- _Exercise objective_: Where in the entries below does "Block" appear? Copy every line that has it.
☆ ☆ ☆ ☆ ☆
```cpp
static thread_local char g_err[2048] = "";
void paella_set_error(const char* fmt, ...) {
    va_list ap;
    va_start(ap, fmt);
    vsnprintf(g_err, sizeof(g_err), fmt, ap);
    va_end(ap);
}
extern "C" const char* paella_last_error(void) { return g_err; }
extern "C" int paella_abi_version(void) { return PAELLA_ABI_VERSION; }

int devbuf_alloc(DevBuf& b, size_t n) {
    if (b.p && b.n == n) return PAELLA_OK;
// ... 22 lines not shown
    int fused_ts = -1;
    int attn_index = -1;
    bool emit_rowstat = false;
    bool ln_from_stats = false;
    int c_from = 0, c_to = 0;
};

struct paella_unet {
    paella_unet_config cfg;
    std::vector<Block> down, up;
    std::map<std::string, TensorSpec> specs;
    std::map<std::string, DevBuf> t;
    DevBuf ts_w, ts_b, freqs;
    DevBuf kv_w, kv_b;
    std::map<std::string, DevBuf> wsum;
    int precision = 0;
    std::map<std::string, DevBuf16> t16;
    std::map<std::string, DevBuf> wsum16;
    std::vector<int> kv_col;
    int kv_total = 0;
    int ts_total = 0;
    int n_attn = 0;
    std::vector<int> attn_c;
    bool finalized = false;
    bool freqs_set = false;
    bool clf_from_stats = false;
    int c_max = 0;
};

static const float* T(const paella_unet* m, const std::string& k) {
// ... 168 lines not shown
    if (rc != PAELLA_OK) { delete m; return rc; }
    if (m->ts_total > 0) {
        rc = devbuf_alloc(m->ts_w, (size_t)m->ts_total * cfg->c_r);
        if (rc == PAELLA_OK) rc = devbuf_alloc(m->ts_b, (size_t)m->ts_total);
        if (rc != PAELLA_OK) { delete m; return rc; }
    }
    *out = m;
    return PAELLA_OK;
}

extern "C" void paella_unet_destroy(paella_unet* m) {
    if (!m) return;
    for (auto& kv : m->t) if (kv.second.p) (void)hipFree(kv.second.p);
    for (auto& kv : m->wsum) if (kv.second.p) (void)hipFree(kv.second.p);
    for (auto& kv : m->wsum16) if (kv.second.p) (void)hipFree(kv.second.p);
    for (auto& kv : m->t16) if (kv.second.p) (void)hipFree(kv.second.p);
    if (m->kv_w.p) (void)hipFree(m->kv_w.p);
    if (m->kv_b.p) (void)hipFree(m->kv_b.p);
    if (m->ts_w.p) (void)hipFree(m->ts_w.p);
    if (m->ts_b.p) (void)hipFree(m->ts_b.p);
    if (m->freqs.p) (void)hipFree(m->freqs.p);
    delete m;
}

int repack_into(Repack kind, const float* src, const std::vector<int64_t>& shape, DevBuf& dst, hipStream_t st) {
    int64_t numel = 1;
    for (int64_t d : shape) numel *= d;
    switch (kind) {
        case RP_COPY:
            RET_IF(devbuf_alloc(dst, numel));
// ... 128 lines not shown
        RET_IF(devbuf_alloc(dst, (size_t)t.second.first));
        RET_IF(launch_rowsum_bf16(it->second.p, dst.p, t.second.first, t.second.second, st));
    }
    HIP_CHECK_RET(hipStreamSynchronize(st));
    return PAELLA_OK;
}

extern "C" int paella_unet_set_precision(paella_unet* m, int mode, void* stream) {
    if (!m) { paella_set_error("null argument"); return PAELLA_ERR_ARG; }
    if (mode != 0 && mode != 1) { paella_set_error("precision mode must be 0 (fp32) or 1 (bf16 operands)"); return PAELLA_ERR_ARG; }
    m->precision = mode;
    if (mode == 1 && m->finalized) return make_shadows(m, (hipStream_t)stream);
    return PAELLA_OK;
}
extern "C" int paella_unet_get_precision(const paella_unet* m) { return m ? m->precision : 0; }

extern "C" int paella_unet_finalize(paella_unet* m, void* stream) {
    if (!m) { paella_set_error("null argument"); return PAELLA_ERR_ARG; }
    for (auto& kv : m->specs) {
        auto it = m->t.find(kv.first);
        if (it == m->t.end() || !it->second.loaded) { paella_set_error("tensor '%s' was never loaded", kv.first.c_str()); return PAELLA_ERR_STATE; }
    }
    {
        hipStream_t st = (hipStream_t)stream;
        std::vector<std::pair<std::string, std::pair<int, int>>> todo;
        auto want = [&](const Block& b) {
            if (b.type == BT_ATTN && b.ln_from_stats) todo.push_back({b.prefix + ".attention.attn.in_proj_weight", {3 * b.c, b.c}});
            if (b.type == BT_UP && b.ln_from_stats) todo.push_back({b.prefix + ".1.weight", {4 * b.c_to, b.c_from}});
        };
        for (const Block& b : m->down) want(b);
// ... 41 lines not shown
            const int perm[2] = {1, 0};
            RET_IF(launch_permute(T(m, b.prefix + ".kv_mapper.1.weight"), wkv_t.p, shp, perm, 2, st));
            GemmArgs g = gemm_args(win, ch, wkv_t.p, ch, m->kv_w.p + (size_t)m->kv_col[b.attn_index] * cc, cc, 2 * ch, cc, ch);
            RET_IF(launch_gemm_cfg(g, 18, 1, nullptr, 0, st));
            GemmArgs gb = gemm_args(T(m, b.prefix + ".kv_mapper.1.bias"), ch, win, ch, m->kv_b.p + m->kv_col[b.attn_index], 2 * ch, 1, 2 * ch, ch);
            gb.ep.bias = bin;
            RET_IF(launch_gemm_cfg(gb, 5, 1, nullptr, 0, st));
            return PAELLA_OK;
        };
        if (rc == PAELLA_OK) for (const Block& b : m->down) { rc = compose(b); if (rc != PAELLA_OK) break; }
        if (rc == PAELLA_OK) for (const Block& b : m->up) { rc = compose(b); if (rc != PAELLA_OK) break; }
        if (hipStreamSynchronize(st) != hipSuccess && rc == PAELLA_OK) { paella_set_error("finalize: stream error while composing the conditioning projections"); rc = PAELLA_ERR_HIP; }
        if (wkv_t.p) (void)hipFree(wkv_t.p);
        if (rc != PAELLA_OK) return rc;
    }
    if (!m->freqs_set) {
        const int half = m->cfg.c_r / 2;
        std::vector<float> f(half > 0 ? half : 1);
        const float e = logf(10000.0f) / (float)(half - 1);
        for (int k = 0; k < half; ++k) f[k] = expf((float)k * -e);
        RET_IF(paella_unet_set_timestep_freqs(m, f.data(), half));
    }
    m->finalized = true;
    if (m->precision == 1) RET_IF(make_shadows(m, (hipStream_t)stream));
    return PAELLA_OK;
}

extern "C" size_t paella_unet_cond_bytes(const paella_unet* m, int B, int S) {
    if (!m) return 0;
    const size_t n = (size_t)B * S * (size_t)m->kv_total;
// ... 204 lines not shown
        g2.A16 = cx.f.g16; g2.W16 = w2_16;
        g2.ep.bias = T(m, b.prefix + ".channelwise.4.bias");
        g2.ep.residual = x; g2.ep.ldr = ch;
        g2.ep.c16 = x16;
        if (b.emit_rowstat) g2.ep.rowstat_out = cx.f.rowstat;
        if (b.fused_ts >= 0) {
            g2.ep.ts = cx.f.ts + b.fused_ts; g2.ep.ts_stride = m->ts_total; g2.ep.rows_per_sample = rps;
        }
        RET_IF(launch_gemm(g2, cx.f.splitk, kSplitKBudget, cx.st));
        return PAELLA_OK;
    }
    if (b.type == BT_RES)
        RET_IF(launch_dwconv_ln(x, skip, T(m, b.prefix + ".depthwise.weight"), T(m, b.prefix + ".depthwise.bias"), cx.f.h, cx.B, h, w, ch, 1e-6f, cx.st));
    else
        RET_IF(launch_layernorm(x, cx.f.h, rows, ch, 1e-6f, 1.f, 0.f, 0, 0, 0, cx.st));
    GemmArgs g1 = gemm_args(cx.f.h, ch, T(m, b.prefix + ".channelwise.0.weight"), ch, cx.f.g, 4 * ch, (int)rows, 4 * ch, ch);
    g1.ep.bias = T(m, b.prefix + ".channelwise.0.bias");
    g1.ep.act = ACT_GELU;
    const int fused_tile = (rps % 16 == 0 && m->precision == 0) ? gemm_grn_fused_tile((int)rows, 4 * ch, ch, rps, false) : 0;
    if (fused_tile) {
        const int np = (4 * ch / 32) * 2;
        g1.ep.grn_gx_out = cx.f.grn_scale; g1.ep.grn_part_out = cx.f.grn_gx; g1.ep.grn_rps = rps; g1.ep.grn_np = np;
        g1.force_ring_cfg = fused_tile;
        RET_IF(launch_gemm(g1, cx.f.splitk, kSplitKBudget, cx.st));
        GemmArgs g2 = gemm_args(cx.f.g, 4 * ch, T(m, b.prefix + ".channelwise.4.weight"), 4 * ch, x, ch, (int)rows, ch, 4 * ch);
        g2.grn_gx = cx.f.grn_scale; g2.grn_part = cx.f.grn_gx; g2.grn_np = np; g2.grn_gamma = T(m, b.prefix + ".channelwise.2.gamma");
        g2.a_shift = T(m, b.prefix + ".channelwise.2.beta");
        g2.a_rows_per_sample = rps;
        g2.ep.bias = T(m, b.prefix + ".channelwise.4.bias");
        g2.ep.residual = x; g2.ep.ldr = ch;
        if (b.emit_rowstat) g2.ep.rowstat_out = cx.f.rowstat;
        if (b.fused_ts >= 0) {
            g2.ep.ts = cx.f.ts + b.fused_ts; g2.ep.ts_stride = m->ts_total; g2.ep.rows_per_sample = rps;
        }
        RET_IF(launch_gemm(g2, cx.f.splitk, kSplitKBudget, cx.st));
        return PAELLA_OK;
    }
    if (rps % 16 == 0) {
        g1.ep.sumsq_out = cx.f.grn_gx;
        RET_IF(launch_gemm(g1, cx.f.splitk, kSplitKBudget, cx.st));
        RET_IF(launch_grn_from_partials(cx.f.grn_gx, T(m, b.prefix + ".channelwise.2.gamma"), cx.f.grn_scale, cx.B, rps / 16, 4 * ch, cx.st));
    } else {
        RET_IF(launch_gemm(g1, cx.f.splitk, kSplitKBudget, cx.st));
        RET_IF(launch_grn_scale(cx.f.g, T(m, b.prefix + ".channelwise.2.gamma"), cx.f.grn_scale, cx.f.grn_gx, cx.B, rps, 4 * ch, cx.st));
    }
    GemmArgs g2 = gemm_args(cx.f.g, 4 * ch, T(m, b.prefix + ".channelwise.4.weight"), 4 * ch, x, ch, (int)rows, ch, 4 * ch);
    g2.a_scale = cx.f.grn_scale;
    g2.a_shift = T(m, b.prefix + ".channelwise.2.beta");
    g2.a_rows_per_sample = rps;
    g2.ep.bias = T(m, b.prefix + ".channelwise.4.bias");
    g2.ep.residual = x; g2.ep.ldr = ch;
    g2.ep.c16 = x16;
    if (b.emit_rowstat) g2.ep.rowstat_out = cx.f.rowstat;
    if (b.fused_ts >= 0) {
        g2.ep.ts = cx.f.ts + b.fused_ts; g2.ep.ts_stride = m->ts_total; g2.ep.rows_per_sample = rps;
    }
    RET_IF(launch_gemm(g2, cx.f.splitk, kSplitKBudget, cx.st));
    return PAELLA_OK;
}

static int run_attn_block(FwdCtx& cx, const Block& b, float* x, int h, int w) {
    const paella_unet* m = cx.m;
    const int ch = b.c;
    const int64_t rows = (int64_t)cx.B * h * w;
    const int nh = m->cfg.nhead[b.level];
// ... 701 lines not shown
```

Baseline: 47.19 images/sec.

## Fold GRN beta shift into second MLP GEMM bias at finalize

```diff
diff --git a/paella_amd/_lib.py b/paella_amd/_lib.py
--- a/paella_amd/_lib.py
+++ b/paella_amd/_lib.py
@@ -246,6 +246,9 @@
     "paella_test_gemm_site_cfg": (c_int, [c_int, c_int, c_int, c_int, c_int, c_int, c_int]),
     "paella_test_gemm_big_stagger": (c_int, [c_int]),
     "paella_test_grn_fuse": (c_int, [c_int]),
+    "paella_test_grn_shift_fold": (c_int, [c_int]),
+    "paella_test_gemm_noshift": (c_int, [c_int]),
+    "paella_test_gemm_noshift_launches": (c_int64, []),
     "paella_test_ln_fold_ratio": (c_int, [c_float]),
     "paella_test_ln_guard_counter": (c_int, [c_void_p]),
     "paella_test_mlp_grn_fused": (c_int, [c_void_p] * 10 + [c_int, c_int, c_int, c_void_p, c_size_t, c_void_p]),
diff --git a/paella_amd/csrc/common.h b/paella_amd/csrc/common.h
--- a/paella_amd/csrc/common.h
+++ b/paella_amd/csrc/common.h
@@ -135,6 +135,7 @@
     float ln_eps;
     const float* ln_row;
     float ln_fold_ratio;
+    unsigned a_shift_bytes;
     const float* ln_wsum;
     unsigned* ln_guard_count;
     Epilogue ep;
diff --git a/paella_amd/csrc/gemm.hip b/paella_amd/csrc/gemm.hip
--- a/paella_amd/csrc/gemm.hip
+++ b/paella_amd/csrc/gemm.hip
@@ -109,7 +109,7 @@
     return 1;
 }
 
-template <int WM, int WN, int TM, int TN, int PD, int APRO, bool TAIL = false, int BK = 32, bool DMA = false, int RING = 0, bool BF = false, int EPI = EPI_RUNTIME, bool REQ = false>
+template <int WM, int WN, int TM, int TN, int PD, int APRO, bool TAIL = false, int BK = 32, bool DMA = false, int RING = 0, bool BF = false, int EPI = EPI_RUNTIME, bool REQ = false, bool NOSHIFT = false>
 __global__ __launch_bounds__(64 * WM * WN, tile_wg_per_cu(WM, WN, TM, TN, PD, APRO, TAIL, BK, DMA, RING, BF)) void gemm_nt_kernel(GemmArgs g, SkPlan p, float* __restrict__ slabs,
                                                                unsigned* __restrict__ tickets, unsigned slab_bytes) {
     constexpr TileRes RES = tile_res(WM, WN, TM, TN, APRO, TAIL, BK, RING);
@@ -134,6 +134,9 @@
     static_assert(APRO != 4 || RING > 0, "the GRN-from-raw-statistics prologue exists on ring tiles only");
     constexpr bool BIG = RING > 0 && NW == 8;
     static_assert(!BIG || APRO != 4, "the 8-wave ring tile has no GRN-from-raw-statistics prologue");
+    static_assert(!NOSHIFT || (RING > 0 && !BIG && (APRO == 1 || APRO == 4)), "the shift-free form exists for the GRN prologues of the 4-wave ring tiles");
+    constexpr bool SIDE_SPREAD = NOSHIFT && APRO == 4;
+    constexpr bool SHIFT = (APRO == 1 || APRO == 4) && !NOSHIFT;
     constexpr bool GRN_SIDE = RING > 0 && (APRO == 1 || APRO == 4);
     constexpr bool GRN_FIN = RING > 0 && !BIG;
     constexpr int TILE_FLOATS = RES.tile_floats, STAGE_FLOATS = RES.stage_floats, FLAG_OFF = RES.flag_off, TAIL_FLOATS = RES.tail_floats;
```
☆ ☆ ☆ ☆ ☆
- _Solution_:
    std::vector<Block> down, up;
        auto want = [&](const Block& b) {
        for (const Block& b : m->down) want(b);
        if (rc == PAELLA_OK) for (const Block& b : m->down) { rc = compose(b); if (rc != PAELLA_OK) break; }
        if (rc == PAELLA_OK) for (const Block& b : m->up) { rc = compose(b); if (rc != PAELLA_OK) break; }
static int run_attn_block(FwdCtx& cx, const Block& b, float* x, int h, int w) {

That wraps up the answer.